Try it: In the records that follow, find each line with the word "half" and copy it.

Content starts

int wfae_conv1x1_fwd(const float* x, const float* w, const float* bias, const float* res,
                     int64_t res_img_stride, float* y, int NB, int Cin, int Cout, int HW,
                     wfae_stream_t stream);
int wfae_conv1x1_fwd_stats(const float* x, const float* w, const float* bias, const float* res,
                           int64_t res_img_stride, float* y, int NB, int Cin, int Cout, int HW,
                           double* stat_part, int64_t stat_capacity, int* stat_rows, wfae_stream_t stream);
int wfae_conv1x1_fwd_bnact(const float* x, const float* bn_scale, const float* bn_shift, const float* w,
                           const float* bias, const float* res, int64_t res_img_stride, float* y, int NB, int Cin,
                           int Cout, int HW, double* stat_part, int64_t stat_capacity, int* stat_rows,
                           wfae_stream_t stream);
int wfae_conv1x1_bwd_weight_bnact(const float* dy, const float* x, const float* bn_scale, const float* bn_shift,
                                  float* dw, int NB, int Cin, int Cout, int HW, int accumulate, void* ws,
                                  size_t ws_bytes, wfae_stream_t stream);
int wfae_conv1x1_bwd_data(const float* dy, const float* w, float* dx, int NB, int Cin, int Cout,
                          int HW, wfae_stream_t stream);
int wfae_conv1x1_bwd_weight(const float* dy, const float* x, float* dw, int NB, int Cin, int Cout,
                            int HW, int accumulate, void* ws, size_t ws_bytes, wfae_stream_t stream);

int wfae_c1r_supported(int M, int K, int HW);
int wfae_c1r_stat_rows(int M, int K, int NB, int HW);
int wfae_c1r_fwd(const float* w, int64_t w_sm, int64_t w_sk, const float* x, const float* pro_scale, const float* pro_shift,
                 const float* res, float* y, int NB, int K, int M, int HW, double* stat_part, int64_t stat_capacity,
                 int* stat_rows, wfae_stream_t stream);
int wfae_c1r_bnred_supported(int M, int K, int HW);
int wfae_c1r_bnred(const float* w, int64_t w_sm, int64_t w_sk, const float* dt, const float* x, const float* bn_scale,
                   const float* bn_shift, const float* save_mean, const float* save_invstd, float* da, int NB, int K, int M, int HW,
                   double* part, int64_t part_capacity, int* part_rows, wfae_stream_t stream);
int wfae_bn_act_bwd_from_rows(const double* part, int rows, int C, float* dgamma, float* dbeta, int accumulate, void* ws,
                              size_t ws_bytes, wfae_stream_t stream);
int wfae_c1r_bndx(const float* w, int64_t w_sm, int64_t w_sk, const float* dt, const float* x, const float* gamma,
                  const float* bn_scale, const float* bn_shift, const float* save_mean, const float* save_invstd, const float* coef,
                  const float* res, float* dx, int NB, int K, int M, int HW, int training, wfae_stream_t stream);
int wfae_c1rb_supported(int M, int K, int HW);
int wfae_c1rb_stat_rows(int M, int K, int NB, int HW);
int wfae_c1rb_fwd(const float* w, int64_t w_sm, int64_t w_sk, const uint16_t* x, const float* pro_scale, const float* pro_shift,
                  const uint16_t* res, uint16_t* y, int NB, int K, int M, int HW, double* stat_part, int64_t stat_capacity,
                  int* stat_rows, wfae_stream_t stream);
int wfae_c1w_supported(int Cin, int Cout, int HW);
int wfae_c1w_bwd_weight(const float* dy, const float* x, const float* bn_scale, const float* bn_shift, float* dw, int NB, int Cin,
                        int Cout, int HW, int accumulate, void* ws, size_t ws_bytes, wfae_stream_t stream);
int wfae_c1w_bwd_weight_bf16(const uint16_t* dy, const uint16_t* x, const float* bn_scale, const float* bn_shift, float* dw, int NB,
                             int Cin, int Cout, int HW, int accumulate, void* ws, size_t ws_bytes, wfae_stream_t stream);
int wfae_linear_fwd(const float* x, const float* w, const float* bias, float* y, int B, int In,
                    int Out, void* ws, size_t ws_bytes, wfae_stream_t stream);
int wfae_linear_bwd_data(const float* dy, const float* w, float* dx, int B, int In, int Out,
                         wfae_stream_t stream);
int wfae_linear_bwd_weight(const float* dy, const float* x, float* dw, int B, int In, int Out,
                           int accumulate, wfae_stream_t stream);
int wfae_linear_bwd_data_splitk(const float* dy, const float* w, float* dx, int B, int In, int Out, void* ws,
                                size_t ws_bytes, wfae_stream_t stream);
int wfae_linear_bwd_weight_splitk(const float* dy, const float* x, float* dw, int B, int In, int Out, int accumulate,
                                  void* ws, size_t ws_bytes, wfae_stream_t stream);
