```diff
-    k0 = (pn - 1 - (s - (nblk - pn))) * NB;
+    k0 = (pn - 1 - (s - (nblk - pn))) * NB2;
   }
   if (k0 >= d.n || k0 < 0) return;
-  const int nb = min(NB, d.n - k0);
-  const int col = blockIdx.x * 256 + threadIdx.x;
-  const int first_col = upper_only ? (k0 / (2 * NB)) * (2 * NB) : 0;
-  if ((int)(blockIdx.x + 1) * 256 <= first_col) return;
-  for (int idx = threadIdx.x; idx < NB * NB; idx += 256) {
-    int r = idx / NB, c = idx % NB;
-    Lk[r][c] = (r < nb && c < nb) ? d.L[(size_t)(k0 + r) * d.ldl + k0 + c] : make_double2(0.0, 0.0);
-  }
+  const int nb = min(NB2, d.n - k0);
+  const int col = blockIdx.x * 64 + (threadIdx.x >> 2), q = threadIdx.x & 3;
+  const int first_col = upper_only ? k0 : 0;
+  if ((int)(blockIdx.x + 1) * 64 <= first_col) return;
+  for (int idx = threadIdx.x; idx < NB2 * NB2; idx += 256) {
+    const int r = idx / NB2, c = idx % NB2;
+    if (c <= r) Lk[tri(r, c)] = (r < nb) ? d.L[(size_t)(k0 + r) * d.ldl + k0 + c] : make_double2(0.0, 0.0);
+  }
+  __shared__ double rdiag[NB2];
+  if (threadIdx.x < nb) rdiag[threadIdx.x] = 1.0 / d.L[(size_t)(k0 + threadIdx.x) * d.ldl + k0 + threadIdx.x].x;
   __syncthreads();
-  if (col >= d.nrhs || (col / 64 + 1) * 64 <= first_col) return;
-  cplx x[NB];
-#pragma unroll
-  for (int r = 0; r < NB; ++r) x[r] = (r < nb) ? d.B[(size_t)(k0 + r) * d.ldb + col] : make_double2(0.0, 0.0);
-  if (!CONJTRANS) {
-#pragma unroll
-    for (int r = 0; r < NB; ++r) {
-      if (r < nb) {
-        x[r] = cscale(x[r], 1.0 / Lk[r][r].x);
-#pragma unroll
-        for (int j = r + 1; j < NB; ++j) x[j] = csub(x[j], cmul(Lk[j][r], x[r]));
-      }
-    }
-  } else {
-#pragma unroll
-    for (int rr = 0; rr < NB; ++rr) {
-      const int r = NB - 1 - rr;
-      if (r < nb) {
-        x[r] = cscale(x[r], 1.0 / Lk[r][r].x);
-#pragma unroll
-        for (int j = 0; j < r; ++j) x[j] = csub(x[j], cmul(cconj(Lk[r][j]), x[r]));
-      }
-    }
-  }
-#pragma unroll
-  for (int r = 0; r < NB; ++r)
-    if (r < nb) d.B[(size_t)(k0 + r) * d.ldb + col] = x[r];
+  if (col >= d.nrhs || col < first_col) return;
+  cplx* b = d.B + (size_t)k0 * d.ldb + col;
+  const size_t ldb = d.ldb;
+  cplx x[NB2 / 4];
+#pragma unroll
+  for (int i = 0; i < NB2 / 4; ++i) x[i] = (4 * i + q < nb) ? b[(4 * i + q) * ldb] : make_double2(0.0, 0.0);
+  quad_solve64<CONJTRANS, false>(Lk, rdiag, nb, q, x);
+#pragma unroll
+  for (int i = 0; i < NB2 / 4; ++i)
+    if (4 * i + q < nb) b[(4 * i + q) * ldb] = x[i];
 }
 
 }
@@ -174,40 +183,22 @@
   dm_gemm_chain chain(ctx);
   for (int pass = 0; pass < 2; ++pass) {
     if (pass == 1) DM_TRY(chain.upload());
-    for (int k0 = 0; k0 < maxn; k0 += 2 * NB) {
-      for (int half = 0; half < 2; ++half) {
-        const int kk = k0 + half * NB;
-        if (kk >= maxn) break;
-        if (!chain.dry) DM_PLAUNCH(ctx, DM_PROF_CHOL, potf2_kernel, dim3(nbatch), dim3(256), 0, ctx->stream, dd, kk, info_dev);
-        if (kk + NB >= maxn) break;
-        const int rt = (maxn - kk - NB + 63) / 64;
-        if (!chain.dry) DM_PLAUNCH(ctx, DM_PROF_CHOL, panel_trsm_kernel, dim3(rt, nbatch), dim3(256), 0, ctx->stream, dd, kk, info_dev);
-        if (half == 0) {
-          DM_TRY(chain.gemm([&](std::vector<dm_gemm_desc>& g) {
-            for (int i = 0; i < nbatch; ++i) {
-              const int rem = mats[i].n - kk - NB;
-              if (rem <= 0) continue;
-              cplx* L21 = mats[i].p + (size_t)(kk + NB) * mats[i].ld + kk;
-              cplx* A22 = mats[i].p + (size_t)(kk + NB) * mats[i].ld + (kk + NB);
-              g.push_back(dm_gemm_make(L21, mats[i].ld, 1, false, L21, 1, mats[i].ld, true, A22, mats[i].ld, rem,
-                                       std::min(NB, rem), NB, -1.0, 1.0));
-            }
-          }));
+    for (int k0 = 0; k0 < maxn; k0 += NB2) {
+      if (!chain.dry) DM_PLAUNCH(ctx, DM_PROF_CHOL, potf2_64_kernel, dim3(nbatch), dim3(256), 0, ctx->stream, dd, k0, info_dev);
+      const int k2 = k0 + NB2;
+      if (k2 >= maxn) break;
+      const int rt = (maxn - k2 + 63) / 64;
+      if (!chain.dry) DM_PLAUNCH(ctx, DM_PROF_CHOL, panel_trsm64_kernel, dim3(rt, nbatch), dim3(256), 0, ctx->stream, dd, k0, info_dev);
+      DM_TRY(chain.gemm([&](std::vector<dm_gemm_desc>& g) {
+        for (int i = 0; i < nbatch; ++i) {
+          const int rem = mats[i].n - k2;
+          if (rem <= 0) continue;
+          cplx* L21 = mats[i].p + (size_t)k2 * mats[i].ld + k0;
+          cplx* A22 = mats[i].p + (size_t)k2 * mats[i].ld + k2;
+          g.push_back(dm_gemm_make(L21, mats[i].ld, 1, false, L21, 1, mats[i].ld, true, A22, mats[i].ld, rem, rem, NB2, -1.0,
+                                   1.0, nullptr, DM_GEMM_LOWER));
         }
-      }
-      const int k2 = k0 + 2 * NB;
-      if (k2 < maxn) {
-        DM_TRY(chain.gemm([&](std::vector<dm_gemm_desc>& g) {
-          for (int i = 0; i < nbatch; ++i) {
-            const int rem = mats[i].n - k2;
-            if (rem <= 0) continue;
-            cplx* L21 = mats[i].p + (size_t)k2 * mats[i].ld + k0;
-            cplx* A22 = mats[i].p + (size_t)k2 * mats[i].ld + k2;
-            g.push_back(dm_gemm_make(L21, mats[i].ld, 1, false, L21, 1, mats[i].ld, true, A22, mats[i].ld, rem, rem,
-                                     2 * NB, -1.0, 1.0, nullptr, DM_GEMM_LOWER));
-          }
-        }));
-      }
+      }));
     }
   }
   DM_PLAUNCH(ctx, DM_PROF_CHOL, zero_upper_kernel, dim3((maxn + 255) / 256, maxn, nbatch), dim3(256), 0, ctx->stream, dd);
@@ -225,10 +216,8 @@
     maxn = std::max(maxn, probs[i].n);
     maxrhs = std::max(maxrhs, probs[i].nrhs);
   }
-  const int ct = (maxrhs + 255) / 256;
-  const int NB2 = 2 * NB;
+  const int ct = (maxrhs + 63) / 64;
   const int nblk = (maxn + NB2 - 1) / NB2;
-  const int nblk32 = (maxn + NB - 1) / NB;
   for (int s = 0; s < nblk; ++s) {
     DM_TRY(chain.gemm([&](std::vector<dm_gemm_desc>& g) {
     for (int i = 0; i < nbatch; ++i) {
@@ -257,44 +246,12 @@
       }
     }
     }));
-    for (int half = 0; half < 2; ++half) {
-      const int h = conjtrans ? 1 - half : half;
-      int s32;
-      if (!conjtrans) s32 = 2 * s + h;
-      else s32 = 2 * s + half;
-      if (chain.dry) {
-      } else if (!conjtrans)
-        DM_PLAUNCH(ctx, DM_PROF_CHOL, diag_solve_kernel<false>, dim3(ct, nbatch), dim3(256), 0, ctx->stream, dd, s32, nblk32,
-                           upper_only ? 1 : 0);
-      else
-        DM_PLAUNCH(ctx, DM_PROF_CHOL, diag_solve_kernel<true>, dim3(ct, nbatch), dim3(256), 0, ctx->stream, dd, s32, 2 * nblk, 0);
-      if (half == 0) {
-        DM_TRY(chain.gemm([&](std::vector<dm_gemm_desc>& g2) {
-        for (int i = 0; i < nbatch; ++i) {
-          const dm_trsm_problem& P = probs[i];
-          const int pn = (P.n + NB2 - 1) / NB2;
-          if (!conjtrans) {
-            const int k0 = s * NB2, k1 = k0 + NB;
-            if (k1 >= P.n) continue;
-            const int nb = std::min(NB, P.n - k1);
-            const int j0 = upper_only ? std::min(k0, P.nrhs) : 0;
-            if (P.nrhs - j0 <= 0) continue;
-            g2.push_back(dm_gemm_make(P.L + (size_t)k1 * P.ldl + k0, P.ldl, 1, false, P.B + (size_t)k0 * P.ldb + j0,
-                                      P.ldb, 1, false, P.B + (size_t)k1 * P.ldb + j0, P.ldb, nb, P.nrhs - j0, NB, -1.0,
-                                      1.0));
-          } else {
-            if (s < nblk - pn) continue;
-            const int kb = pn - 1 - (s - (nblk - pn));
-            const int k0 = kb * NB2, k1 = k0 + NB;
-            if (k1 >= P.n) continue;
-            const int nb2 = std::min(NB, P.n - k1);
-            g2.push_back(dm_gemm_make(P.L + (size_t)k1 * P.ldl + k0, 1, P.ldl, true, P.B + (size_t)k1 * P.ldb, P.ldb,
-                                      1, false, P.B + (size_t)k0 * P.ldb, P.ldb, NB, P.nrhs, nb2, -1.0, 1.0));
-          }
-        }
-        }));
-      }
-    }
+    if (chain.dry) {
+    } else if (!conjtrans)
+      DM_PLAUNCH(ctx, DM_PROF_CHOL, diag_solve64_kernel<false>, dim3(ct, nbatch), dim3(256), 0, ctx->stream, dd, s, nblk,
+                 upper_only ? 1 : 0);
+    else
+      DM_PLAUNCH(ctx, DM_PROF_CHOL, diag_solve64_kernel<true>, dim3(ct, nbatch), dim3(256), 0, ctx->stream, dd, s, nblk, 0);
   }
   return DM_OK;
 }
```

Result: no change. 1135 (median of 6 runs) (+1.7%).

Content ends

Answer box:
-      for (int half = 0; half < 2; ++half) {
-        const int kk = k0 + half * NB;
-        if (half == 0) {
-    for (int half = 0; half < 2; ++half) {
-      const int h = conjtrans ? 1 - half : half;
-      else s32 = 2 * s + half;
-      if (half == 0) {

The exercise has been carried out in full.